### EXERCISE
Of the entries below, restate word for word only the section that runs from the line with "ws[(int64_t)blockIdx.x * (2 * C + 1) + C +" to the line with "float* slope, double*", counting both ends.

### WORKING DATA
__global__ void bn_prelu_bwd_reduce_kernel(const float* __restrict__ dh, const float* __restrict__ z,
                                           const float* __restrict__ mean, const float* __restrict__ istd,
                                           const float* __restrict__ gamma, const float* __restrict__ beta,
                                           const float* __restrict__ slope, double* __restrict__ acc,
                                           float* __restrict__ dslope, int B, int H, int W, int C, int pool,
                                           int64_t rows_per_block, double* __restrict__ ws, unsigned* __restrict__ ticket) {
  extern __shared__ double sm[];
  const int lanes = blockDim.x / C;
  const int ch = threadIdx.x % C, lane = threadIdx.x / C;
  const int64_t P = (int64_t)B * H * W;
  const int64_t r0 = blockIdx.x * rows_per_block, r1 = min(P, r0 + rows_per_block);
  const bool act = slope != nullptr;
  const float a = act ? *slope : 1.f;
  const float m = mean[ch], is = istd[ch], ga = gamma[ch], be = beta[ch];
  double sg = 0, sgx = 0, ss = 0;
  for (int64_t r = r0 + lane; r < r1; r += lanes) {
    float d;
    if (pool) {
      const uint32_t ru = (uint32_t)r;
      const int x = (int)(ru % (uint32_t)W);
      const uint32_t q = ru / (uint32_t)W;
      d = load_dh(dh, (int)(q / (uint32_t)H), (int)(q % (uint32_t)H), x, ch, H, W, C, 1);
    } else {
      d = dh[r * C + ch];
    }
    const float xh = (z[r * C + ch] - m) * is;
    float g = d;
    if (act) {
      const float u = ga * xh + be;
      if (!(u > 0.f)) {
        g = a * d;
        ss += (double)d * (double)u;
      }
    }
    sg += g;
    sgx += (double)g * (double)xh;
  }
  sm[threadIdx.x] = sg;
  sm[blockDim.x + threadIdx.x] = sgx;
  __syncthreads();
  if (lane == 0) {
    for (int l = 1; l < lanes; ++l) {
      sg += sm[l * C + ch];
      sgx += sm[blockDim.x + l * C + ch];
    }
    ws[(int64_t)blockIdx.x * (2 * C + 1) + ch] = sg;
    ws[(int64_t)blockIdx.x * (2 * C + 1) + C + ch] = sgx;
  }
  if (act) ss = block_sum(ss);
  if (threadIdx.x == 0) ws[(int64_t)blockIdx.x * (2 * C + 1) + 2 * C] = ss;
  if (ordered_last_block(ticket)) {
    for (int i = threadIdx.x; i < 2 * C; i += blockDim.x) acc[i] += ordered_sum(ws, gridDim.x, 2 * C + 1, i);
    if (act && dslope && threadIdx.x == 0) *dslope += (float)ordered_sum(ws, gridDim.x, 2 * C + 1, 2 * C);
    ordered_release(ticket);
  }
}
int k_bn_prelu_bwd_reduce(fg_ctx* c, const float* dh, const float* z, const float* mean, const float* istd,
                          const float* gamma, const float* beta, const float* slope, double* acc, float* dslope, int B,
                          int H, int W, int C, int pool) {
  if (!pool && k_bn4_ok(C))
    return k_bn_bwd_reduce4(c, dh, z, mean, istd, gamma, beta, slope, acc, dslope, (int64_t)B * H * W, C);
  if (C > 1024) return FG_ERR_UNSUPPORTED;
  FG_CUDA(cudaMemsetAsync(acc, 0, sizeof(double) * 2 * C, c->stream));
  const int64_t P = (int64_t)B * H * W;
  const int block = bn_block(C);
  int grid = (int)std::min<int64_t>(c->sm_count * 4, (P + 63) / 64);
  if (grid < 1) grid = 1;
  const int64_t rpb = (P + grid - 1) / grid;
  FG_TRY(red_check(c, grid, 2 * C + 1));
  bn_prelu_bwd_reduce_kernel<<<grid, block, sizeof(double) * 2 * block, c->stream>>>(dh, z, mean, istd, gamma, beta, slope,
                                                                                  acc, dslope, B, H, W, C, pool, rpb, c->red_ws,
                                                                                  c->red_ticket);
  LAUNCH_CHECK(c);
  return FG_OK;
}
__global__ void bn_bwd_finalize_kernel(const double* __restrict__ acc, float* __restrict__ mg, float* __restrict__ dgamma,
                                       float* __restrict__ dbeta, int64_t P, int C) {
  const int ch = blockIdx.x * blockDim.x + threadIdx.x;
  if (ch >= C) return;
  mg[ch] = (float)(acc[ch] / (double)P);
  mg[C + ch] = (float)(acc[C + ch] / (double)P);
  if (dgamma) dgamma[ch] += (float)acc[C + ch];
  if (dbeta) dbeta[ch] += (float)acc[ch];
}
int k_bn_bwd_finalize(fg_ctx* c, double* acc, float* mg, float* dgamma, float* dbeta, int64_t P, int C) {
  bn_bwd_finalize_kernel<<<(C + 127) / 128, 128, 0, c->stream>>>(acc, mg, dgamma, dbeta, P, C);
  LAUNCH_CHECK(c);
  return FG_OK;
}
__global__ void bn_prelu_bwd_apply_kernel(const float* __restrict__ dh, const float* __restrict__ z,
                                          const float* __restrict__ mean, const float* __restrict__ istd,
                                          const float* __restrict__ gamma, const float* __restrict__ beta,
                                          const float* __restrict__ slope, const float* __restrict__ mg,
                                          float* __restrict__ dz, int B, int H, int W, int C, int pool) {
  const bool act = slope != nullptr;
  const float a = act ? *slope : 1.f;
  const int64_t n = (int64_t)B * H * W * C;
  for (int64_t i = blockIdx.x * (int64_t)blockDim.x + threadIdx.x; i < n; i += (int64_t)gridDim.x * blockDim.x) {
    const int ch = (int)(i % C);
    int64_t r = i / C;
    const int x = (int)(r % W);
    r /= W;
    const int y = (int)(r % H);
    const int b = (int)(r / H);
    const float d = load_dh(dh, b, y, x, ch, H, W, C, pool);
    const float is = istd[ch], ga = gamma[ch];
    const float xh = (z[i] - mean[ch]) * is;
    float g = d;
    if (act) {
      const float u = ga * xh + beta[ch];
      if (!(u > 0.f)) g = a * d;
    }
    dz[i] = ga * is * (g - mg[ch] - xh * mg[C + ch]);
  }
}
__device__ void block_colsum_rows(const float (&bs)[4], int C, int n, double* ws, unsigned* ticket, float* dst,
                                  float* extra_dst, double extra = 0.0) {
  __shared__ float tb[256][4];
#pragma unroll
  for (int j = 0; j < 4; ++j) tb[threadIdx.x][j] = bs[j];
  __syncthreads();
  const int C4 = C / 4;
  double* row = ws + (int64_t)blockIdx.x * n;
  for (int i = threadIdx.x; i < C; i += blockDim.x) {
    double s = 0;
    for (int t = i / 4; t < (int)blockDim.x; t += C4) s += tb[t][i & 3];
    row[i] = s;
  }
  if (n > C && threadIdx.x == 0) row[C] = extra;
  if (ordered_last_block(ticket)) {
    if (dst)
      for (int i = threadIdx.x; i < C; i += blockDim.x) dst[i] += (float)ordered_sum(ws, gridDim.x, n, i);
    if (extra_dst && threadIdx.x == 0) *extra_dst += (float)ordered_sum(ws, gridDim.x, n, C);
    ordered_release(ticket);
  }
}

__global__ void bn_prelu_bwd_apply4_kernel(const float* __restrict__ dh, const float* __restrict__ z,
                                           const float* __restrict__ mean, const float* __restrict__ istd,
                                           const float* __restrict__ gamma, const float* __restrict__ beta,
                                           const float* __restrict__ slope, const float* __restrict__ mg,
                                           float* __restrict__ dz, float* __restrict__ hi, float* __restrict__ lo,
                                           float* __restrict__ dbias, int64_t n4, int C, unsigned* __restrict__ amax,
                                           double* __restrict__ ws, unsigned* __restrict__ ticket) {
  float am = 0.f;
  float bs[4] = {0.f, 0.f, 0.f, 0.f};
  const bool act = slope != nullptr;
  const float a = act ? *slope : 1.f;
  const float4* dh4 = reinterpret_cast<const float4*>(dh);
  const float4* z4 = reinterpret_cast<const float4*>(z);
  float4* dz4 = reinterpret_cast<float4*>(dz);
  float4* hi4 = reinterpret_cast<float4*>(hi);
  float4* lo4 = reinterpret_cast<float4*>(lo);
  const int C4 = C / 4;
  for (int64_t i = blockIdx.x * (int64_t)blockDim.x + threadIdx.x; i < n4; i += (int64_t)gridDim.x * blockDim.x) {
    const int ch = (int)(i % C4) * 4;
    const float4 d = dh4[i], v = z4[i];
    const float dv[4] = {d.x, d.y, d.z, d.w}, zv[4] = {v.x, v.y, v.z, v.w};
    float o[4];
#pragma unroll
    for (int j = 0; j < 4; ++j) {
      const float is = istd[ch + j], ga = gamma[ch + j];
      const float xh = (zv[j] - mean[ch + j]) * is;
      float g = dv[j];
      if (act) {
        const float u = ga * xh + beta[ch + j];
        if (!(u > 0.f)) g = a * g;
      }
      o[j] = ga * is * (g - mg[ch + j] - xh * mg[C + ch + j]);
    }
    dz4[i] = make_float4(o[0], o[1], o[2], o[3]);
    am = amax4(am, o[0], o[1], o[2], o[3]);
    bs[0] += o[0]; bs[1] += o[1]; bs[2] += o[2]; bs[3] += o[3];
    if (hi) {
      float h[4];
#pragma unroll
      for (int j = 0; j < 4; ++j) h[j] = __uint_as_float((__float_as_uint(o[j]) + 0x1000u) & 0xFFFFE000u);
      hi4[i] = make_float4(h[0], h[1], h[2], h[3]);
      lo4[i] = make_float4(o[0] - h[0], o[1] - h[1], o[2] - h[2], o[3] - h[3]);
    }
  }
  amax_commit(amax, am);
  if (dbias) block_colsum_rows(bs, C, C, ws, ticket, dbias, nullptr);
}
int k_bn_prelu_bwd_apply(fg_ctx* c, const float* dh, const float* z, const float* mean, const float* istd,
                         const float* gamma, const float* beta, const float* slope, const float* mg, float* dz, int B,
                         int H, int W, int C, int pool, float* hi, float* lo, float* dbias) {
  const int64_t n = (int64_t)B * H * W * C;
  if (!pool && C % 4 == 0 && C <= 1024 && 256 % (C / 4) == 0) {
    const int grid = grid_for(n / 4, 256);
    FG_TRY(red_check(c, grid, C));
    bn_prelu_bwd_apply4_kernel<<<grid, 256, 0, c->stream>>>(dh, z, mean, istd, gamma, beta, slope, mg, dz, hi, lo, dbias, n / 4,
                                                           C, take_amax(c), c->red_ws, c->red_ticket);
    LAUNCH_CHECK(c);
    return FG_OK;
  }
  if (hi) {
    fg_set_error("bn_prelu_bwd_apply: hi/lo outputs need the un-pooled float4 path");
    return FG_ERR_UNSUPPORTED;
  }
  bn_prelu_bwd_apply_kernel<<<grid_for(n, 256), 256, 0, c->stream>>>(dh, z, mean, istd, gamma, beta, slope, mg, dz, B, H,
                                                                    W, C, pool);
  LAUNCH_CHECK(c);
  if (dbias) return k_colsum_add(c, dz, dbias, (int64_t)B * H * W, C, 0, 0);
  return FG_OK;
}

### RESPONSE TO THE EXERCISE
    ws[(int64_t)blockIdx.x * (2 * C + 1) + C + ch] = sgx;
  }
  if (act) ss = block_sum(ss);
  if (threadIdx.x == 0) ws[(int64_t)blockIdx.x * (2 * C + 1) + 2 * C] = ss;
  if (ordered_last_block(ticket)) {
    for (int i = threadIdx.x; i < 2 * C; i += blockDim.x) acc[i] += ordered_sum(ws, gridDim.x, 2 * C + 1, i);
    if (act && dslope && threadIdx.x == 0) *dslope += (float)ordered_sum(ws, gridDim.x, 2 * C + 1, 2 * C);
    ordered_release(ticket);
  }
}
int k_bn_prelu_bwd_reduce(fg_ctx* c, const float* dh, const float* z, const float* mean, const float* istd,
                          const float* gamma, const float* beta, const float* slope, double* acc, float* dslope, int B,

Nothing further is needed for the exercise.